Limitations & Future Work¶
- Overall performance is bounded by the capabilities of the underlying functions (e.g., the models available in the ComfyUI ecosystem).
- The success rate for complex tasks (Creative category) remains low (19.17%), with topological inference being the primary bottleneck.
- Integrating this approach with agent-based methods could potentially enhance flexibility further.
- The cost and latency of error recovery are not discussed; practical deployment may require limiting the number of refinement iterations.
Related Work & Insights¶
- The neuro-symbolic approach of VISPROG [12] is a direct predecessor, upon which this paper builds a more complete formalization.

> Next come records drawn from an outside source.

template <int MF, bool A_KC, bool B_KC, int BK>
__global__ __launch_bounds__(256, BK == 16 ? 3 : 2) void gemm32_dma_kernel(const G32 g) {
    static_assert(BK == 32 || (BK == 16 && MF == 32), "the 64-byte-row swizzle is derived for the 32 x 32 x 2 shape");
    constexpr int OPW = 128 * BK;
    constexpr int NP = BK / 8;
    constexpr int CH = BK / 4, RPP = 256 / BK;
    constexpr int TS = MF, NT = 64 / TS, NH = 64 / TS, NJ = BK / (4 * NH);
    __shared__ __attribute__((aligned(16))) float lds[2][2 * OPW];
    const int tid = threadIdx.x, lane = tid & 63, wave = tid >> 6, wr = wave >> 1, wc = wave & 1;
    const int h = lane / TS, r = lane % TS;
    int m0, n0, kbeg, kend;
    if (!pick_unit(g, m0, n0, kbeg, kend)) return;

    const float* asrc[NP];
    const float* bsrc[NP];
    int akk[NP], bkk[NP];
    const int K4 = (g.K + 3) / 4 * 4;
    auto swz = [](int R) { return BK == 32 ? ((R >> 1) & 7) : ((R >> 2) & 3); };
#pragma unroll
    for (int i = 0; i < NP; ++i) {
        const int blk = wave * NP + i;
        if constexpr (A_KC) {
            const int R = blk * RPP + lane / CH, c = (lane % CH) ^ swz(R);
            asrc[i] = g.A + (int64_t)min(m0 + R, g.M - 1) * g.lda + kbeg + 4 * c;
            akk[i] = 4 * c;
        } else {
            const int k = blk * 2 + (lane >> 5);
            asrc[i] = g.A + (int64_t)(kbeg + k) * g.lda + min(m0 + 4 * (lane & 31), (g.M + 3) / 4 * 4 - 4);
            akk[i] = k;
        }
        if constexpr (B_KC) {
            const int R = blk * RPP + lane / CH, c = (lane % CH) ^ swz(R);
            bsrc[i] = g.B + (int64_t)min(n0 + R, g.N - 1) * g.ldb + kbeg + 4 * c;
            bkk[i] = 4 * c;
        } else {
            const int k = blk * 2 + (lane >> 5);
            bsrc[i] = g.B + (int64_t)(kbeg + k) * g.ldb + min(n0 + 4 * (lane & 31), (g.N + 3) / 4 * 4 - 4);
            bkk[i] = k;
        }
    }
    const int64_t astep = A_KC ? BK : (int64_t)BK * g.lda, bstep = B_KC ? BK : (int64_t)BK * g.ldb;
    const unsigned lds_base = (unsigned)(uintptr_t)(lds_ptr_t)&lds[0][0];
    const unsigned wave_u = __builtin_amdgcn_readfirstlane(wave);
    auto dma = [&](int buf, int k0) {
        const unsigned dst = lds_base + (unsigned)buf * (2 * OPW * 4) + wave_u * (NP * 1024);
        const bool tail = k0 + BK > kend;
#pragma unroll
        for (int i = 0; i < NP; ++i) {
            const float* sa = asrc[i];
            const float* sb = bsrc[i];
            if (tail) {
                if (k0 + akk[i] >= (A_KC ? K4 : g.K)) sa = g32_zero_chunk;
                if (k0 + bkk[i] >= (B_KC ? K4 : g.K)) sb = g32_zero_chunk;
            }
            lds_dma16(sa, dst + i * 1024);
            lds_dma16(sb, dst + OPW * 4 + i * 1024);
            asrc[i] += astep;
            bsrc[i] += bstep;
        }
    };

    using accT = typename std::conditional<MF == 32, acc16, acc4f>::type;
    accT acc[NT][NT];
#pragma unroll
    for (int i = 0; i < NT; ++i)
#pragma unroll
        for (int j = 0; j < NT; ++j)
#pragma unroll
            for (int c = 0; c < (MF == 32 ? 16 : 4); ++c) acc[i][j][c] = 0.f;

    const int q7 = h ^ swz(r);
    int aoff[NJ], boff[NJ];
#pragma unroll
    for (int j = 0; j < NJ; ++j) {
        aoff[j] = A_KC ? (wr * 64 + r) * BK + 4 * ((NH * j) ^ q7) : (4 * NH * j + 4 * h) * 128 + wr * 64 + r;
        boff[j] = B_KC ? (wc * 64 + r) * BK + 4 * ((NH * j) ^ q7) : (4 * NH * j + 4 * h) * 128 + wc * 64 + r;
    }

    struct Frag { float a[NT][4], b[NT][4]; };
    auto load_frag = [&](const float* As, const float* Bs, int j, Frag& f) {
#pragma unroll
        for (int i = 0; i < NT; ++i) {
            if constexpr (A_KC) {
                const float4 v = *reinterpret_cast<const float4*>(As + aoff[j] + i * TS * BK);
                f.a[i][0] = v.x; f.a[i][1] = v.y; f.a[i][2] = v.z; f.a[i][3] = v.w;
            } else {
#pragma unroll
                for (int e = 0; e < 4; ++e) f.a[i][e] = As[aoff[j] + e * 128 + i * TS];
            }
            if constexpr (B_KC) {
                const float4 v = *reinterpret_cast<const float4*>(Bs + boff[j] + i * TS * BK);
                f.b[i][0] = v.x; f.b[i][1] = v.y; f.b[i][2] = v.z; f.b[i][3] = v.w;
            } else {
#pragma unroll
                for (int e = 0; e < 4; ++e) f.b[i][e] = Bs[boff[j] + e * 128 + i * TS];
            }
        }
    };

    if (kbeg < kend) {
        dma(0, kbeg);
        asm volatile("s_waitcnt vmcnt(0)" ::: "memory");
        __syncthreads();
        int buf = 0;
#ifdef G32_STAMP
        unsigned long long d_dma = 0, d_mfma = 0, d_vm = 0, d_bar = 0, n_st = 0;
#endif
        for (int k0 = kbeg; k0 < kend; k0 += BK, buf ^= 1) {
            G32_T(t0);
            if (k0 + BK < kend) dma(buf ^ 1, k0 + BK);
            G32_T(t1);
            const float* As = &lds[buf][0];
            const float* Bs = As + OPW;
            Frag f[2];
            load_frag(As, Bs, 0, f[0]);
#pragma unroll
            for (int j = 0; j < NJ; ++j) {
                if (j + 1 < NJ) load_frag(As, Bs, j + 1, f[(j + 1) & 1]);
                __builtin_amdgcn_sched_barrier(0);
                const Frag& c = f[j & 1];
#pragma unroll
                for (int e = 0; e < 4; ++e)
#pragma unroll
                    for (int i = 0; i < NT; ++i)
#pragma unroll
                        for (int jn = 0; jn < NT; ++jn) {
                            if constexpr (MF == 32)
                                acc[i][jn] = __builtin_amdgcn_mfma_f32_32x32x2f32(c.a[i][e], c.b[jn][e], acc[i][jn], 0, 0, 0);
                            else
                                acc[i][jn] = __builtin_amdgcn_mfma_f32_16x16x4f32(c.a[i][e], c.b[jn][e], acc[i][jn], 0, 0, 0);
                        }
                __builtin_amdgcn_sched_barrier(0);
            }
            G32_T(t2);
            asm volatile("s_waitcnt vmcnt(0)" ::: "memory");
            G32_T(t3);
            __syncthreads();
#ifdef G32_STAMP
            G32_T(t4);
            d_dma += t1 - t0; d_mfma += t2 - t1; d_vm += t3 - t2; d_bar += t4 - t3; ++n_st;
#endif
        }
#ifdef G32_STAMP
        if (tid == 0 && blockIdx.x == gridDim.x / 2 + 8) {
            g32_stamps[0] = d_dma; g32_stamps[1] = d_mfma; g32_stamps[2] = d_vm; g32_stamps[3] = d_bar; g32_stamps[4] = n_st;
        }
#endif
    }
    G32_DEST();
    if constexpr (MF == 32) {
        store_tile(g, acc, m0, n0, wr, wc, h, r, Cb, ldcb, atomic_);
    } else {
        const bool atomic = atomic_, out_lower = g.flags & DSVGP_GEMM_OUT_LOWER;
#pragma unroll
        for (int i = 0; i < NT; ++i)
#pragma unroll
            for (int j = 0; j < NT; ++j)
#pragma unroll
                for (int c = 0; c < 4; ++c) {
                    const int m = m0 + wr * 64 + i * 16 + 4 * h + c;
                    const int n = n0 + wc * 64 + j * 16 + r;
                    if (m >= g.M || n >= g.N) continue;
                    if (out_lower && n > m) continue;
                    const float v = g.alpha * acc[i][j][c];
                    float* dst = Cb + (int64_t)m * ldcb + n;
                    if (atomic) atomicAdd(dst, v);
                    else *dst = v;
                }
    }
}

constexpr int WTM = 256, WTN = 192, WBK = 32;
constexpr int W_AWORDS = WTM * WBK, W_BWORDS = WBK * WTN, W_STAGE = W_AWORDS + W_BWORDS;
constexpr int W_NA = W_AWORDS / 1024, W_NB = W_BWORDS / 1024;
constexpr int W_LDS_BYTES = 2 * W_STAGE * 4;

- The multi-agent collaborative approach of GenAgent [49] is actually less stable than the symbolic method on simple tasks.
- Insight: For structured tasks, combining explicit symbolic representations with LLM inference can be more efficient than end-to-end learning.

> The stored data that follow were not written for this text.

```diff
@@ -264,6 +266,46 @@
   const u32 my_raw = select_satd_sum(raw + (table * 35 + my_mode) * nblk, nblk);
   const int w = select_on_wave(lane, my_raw, select_mode_cost(my_raw, my_mode, p0, p1, p2, bits), p0, p1, p2, log2w);
   if (lane == 0) winner[table] = w;
+}
+
+struct Cu8MatRow { u32 w[4]; };
+template <int L2> KVZ_DEV void dev_cu8_lane(int stage, int c, int e, i16 (*t)[96], int from_coeffs, int qp, const Cu8MatRow &fwd, const Cu8MatRow &inv, const i16 *in, i16 *levels, i16 *dequant,
+                                            i16 *resid)
+{
+  const int po = c == 0 ? 0 : (c == 1 ? 64 : 80);
+  i16 *t0 = t[0] + po, *t1 = t[1] + po;
+  if (stage == 1) { if (!from_coeffs) t0[e] = in[po + e]; }
+  else if (stage == 2) { if (!from_coeffs) t1[e] = cu8_fwd_first<L2>(t0, e, fwd); }
+  else if (stage == 3) {
+    int level = 0, dq = in[po + e];
+    if (!from_coeffs) {
+      const QuantScalars q = quant_scalars(qp, 8, 1, 0, 1 << L2, c ? 2 : 0);
+      level = quant_level(cu8_fwd_second<L2>(t1, e, fwd), q);
+      dq = dequant_level(level, q);
+    }
+    levels[po + e] = (i16)level;
+    dequant[po + e] = (i16)dq;
+    t0[cu8_transposed<L2>(e)] = (i16)dq;
+  }
+  else if (stage == 4) t1[cu8_transposed<L2>(e)] = cu8_inv_first<L2>(t0, e, inv);
+  else resid[po + e] = cu8_inv_second<L2>(t1, e, inv);
+}
+__global__ void __launch_bounds__(256) dev_cu8_units_kernel(const i16 *in, const int32_t *qp, const int count, const int from_coeffs, const Tables *tb, i16 *levels, i16 *dequant, i16 *resid)
+{
+  __shared__ alignas(16) i16 t[2][2][96];
+  const int half = threadIdx.x >> 7, tid = threadIdx.x & 127;
+  const long unit = 2l * blockIdx.x + half, o = 96 * unit;
+  const bool live = unit < count && tid < 96;
+  const int c = tid < 64 ? 0 : (tid < 80 ? 1 : 2), e = tid < 64 ? tid : (tid & 15), q = live ? qp[unit] : 0;
+  Cu8MatRow fwd = {}, inv = {};
+  if (tid < 64) cu8_matrix_rows<3>(tb, e, fwd, inv); else cu8_matrix_rows<2>(tb, e, fwd, inv);
+  for (int stage = 1; stage <= 5; stage++) {
+    if (live) {
+      if (tid < 64) dev_cu8_lane<3>(stage, c, e, t[half], from_coeffs, q, fwd, inv, in + o, levels + o, dequant + o, resid + o);
+      else dev_cu8_lane<2>(stage, c, e, t[half], from_coeffs, q, fwd, inv, in + o, levels + o, dequant + o, resid + o);
+    }
+    __syncthreads();
+  }
 }
 
 template <int L2> __global__ void __launch_bounds__(256) dev_angular_kernel(const u8 *above, const u8 *left, const int count, const int mode, u8 *out)
@@ -1145,6 +1187,14 @@
   if (!((log2w == 3 && nblk == 1) || (log2w == 4 && nblk == 4))) { fprintf(stderr, "kvz_hip_dev_intra_select: unsupported log2w=%d nblk=%d\n", log2w, nblk); return -1; }
   if (count <= 0) return 0;
   KVZ_DEV_LAUNCH(kvz::dev_intra_select_kernel, ((long)count + 3) / 4 * 256, raw, preds, mode_bits, count, log2w, nblk, winner);
+  return 0;
+}
+
+int kvz_hip_dev_cu8_units(int count, int from_coeffs, const int16_t *in, const int32_t *qp, int16_t *levels, int16_t *dequant, int16_t *resid)
+{
+  if (count < 0 || (from_coeffs != 0 && from_coeffs != 1)) { fprintf(stderr, "kvz_hip_dev_cu8_units: count=%d from_coeffs=%d\n", count, from_coeffs); return -1; }
+  if (count == 0) return 0;
+  KVZ_DEV_LAUNCH(kvz::dev_cu8_units_kernel, ((long)count + 1) / 2 * 256, in, qp, count, from_coeffs, kvz::device_tables(), levels, dequant, resid);
   return 0;
 }
 
diff --git a/kvazaar_amd/csrc/kvz_fme.hpp b/kvazaar_amd/csrc/kvz_fme.hpp
--- a/kvazaar_amd/csrc/kvz_fme.hpp
+++ b/kvazaar_amd/csrc/kvz_fme.hpp
@@ -131,14 +131,7 @@
   }
 }
 
-typedef short kvz_short2 __attribute__((ext_vector_type(2)));
 KVZ_DEV int dot4_i8(int a, int b, int c) { return __builtin_amdgcn_sdot4(a, b, c, false); }
-KVZ_DEV int dot2_i16(unsigned a, unsigned b, int c)
-{
-  kvz_short2 va, vb;
-  __builtin_memcpy(&va, &a, 4); __builtin_memcpy(&vb, &b, 4);
-  return __builtin_amdgcn_sdot2(va, vb, c, false);
-}
 struct McWaveLds {
   alignas(16) u8 win[23 * 32];
   alignas(16) i16 gT[16 * 24];
diff --git a/kvazaar_amd/csrc/kvz_ops.hpp b/kvazaar_amd/csrc/kvz_ops.hpp
--- a/kvazaar_amd/csrc/kvz_ops.hpp
+++ b/kvazaar_amd/csrc/kvz_ops.hpp
@@ -28,6 +28,17 @@
 KVZ_HD int imin(int a, int b) { return a < b ? a : b; }
 KVZ_HD int imax(int a, int b) { return a > b ? a : b; }
 KVZ_DEV u8 clip_pixel(int v) { return (u8)(v < 0 ? 0 : (v > 255 ? 255 : v)); }
+#ifdef KVZ_HOSTSIM
+KVZ_DEV int dot2_i16(unsigned a, unsigned b, int c) { return c + (int)(i16)(a & 0xffffu) * (int)(i16)(b & 0xffffu) + (int)(i16)(a >> 16) * (int)(i16)(b >> 16); }
+#else
+typedef short kvz_short2 __attribute__((ext_vector_type(2)));
+KVZ_DEV int dot2_i16(unsigned a, unsigned b, int c)
+{
+  kvz_short2 va, vb;
+  __builtin_memcpy(&va, &a, 4); __builtin_memcpy(&vb, &b, 4);
+  return __builtin_amdgcn_sdot2(va, vb, c, false);
+}
+#endif
 #ifndef KVZ_HOSTSIM
 KVZ_DEV int row16_sum(int v)
 {
diff --git a/kvazaar_amd/csrc/kvz_recon.hpp b/kvazaar_amd/csrc/kvz_recon.hpp
--- a/kvazaar_amd/csrc/kvz_recon.hpp
+++ b/kvazaar_amd/csrc/kvz_recon.hpp
@@ -22,6 +22,41 @@
   for (int k = 0; k < n; k++) a += m(k) * (int)in[k * stride + at];
   return (i16)iclip(-32768, 32767, (a + (1 << (shift - 1))) >> shift);
 }
+
+template <int N, class Row, class MatRow> KVZ_DEV int row_dot(const Row &x, const MatRow &m)
+{
+  int a = 0;
+  for (int i = 0; i < N / 2; i++) a = dot2_i16(x.w[i], m.w[i], a);
+  return a;
+}
+template <int N, class Row, class MatRow> KVZ_DEV i16 fwd_row_point(const Row &x, const MatRow &m, int shift) { return (i16)((row_dot<N>(x, m) + (1 << (shift - 1))) >> shift); }
+template <int N, class Row, class MatRow> KVZ_DEV i16 inv_row_point(const Row &x, const MatRow &m, int shift)
+{
+  return (i16)iclip(-32768, 32767, (row_dot<N>(x, m) + (1 << (shift - 1))) >> shift);
+}
+
+template <int N> struct alignas(2 * N) Int16Row { u32 w[N / 2]; };
+template <int N> KVZ_DEV Int16Row<N> int16_row(const i16 *p)
+{
+  Int16Row<N> r;
+#ifdef KVZ_HOSTSIM
+  __builtin_memcpy(&r, p, 2 * N);
+#else
+  __builtin_memcpy(&r, __builtin_assume_aligned(p, 2 * N), 2 * N);
+#endif
+  return r;
+}
+template <int L2> KVZ_HD int cu8_transposed(int e) { return ((e & ((1 << L2) - 1)) << L2) + (e >> L2); }
+template <int L2, class MatRow> KVZ_DEV void cu8_matrix_rows(const Tables *tb, int e, MatRow &fwd, MatRow &inv)
+{
+  constexpr int n = 1 << L2;
+  __builtin_memcpy(&fwd, &tb->small_pairs[L2 == 3 ? 1 : 0][0][e >> L2][0], 2 * n);
+  __builtin_memcpy(&inv, &tb->small_pairs[L2 == 3 ? 1 : 0][1][e & (n - 1)][0], 2 * n);
+}
+template <int L2, class MatRow> KVZ_DEV i16 cu8_fwd_first(const i16 *t0, int e, const MatRow &fwd) { return fwd_row_point<(1 << L2)>(int16_row<(1 << L2)>(t0 + ((e & ((1 << L2) - 1)) << L2)), fwd, L2 - 1); }
+template <int L2, class MatRow> KVZ_DEV i16 cu8_fwd_second(const i16 *t1, int e, const MatRow &fwd) { return fwd_row_point<(1 << L2)>(int16_row<(1 << L2)>(t1 + ((e & ((1 << L2) - 1)) << L2)), fwd, L2 + 6); }
+template <int L2, class MatRow> KVZ_DEV i16 cu8_inv_first(const i16 *t0, int e, const MatRow &inv) { return inv_row_point<(1 << L2)>(int16_row<(1 << L2)>(t0 + ((e >> L2) << L2)), inv, 7); }
+template <int L2, class MatRow> KVZ_DEV i16 cu8_inv_second(const i16 *t1, int e, const MatRow &inv) { return inv_row_point<(1 << L2)>(int16_row<(1 << L2)>(t1 + ((e >> L2) << L2)), inv, 12); }
 
 KVZ_HD int quant_level(int cf, const QuantScalars &q, int fwd)
 {
diff --git a/kvazaar_amd/dev.py b/kvazaar_amd/dev.py
--- a/kvazaar_amd/dev.py
+++ b/kvazaar_amd/dev.py
@@ -22,6 +22,7 @@
         l.kvz_hip_dev_transform.restype = None; l.kvz_hip_dev_transform.argtypes = [ci, vp, vp, vp, ci, ci]
         l.kvz_hip_dev_angular_pred.restype = None; l.kvz_hip_dev_angular_pred.argtypes = [ci, ci, vp, vp, ci, vp]
         l.kvz_hip_dev_intra_select.restype = ci; l.kvz_hip_dev_intra_select.argtypes = [ci, ci, vp, vp, vp, ci, vp]
+        l.kvz_hip_dev_cu8_units.restype = ci; l.kvz_hip_dev_cu8_units.argtypes = [ci, ci, vp, vp, vp, vp, vp]
 
     def put(self, a):
         a = np.ascontiguousarray(a)
```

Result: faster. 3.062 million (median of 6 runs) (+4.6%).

- A comparative study of three syntax styles provides valuable references for the design of LLM-friendly Domain-Specific Languages (DSLs).
Rating¶
- Novelty: 8/10 — The concept of formalizing generative tasks as triplet symbolic representations is refreshing, though the execution layer still relies on existing tools.
- Experimental Thoroughness: 7/10 — The coverage of 12 task categories, ComfyBench, and user studies is relatively comprehensive, but the evaluation scale is somewhat small (120 cases).
- Writing Quality: 7/10 — Formal definitions are clear but slightly verbose; the experimental visualization is not sufficiently intuitive.
- Value: 8/10 — Provides a new paradigm for multimodal generation, and the open-source code enhances its practical value.